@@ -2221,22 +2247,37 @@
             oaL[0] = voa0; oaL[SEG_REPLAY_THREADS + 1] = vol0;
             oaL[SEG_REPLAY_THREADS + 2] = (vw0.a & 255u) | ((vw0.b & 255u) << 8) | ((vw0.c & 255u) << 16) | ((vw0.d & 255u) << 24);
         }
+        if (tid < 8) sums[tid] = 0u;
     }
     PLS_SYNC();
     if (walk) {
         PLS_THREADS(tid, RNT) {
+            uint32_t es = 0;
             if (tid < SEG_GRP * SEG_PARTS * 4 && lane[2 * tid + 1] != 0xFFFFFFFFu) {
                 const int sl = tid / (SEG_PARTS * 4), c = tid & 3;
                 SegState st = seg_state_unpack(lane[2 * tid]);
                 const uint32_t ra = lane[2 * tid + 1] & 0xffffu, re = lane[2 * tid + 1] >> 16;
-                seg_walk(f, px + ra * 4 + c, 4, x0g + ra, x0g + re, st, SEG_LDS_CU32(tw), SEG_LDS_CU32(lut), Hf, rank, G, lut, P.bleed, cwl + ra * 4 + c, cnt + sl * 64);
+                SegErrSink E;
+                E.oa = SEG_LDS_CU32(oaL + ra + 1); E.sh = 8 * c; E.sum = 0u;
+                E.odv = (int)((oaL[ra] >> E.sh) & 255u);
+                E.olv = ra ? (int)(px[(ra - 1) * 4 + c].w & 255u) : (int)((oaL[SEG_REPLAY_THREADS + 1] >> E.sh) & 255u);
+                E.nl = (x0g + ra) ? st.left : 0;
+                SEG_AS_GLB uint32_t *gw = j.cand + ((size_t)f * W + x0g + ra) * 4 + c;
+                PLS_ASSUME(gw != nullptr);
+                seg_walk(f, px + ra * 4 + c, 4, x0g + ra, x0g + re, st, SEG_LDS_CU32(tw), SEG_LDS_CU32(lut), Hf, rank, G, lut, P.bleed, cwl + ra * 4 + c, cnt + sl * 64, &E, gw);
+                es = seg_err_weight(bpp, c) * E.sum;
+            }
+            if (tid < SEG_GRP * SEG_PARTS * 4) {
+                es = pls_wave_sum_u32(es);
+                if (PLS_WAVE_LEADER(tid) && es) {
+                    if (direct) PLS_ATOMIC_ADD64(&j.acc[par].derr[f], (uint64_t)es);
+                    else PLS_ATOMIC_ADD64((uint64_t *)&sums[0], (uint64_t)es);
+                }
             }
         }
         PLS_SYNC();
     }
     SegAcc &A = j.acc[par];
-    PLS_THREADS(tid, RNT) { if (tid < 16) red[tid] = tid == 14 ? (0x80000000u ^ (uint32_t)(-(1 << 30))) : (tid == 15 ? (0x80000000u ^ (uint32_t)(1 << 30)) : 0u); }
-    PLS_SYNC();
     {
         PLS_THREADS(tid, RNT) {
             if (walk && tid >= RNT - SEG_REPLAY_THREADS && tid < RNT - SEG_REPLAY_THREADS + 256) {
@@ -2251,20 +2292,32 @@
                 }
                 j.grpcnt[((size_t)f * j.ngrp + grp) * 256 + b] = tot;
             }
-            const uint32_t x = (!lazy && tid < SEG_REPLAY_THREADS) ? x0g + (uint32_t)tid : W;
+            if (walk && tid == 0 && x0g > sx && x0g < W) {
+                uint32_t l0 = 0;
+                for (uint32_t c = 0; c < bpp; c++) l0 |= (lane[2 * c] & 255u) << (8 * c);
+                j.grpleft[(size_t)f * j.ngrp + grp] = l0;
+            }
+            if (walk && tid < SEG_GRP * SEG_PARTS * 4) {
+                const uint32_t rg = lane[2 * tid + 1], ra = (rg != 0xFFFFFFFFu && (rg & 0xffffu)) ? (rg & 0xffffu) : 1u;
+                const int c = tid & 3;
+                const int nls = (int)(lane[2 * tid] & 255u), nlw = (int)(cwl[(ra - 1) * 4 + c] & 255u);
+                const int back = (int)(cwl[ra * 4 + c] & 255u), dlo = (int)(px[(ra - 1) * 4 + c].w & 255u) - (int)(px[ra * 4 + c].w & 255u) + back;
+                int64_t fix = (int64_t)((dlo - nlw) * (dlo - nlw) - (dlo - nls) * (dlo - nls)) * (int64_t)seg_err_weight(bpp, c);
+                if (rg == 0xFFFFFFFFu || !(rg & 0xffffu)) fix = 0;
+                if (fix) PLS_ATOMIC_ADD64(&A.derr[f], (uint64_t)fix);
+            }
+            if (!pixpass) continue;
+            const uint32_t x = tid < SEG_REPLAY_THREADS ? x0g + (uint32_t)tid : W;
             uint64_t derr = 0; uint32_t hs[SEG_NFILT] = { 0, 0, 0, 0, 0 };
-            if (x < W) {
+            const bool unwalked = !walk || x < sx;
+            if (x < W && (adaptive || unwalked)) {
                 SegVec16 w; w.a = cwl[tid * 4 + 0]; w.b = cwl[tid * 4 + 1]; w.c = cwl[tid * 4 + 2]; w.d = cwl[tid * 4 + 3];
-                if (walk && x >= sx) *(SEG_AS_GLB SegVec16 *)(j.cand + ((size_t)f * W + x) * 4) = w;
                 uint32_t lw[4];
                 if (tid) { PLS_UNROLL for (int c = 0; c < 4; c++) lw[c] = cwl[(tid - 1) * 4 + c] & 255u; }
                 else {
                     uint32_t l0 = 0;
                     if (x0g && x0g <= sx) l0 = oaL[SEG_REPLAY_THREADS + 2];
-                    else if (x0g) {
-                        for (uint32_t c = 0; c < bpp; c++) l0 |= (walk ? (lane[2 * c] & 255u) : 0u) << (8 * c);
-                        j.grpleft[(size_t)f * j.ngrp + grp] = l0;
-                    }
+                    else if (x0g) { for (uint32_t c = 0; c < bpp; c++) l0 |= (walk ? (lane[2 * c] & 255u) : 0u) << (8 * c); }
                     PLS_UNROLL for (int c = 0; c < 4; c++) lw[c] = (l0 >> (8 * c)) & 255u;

◆ Prompt ◆
Lines in the data above may contain the word "grpleft"; count them and give only the number.

◆ Answer for this exercise ◆
2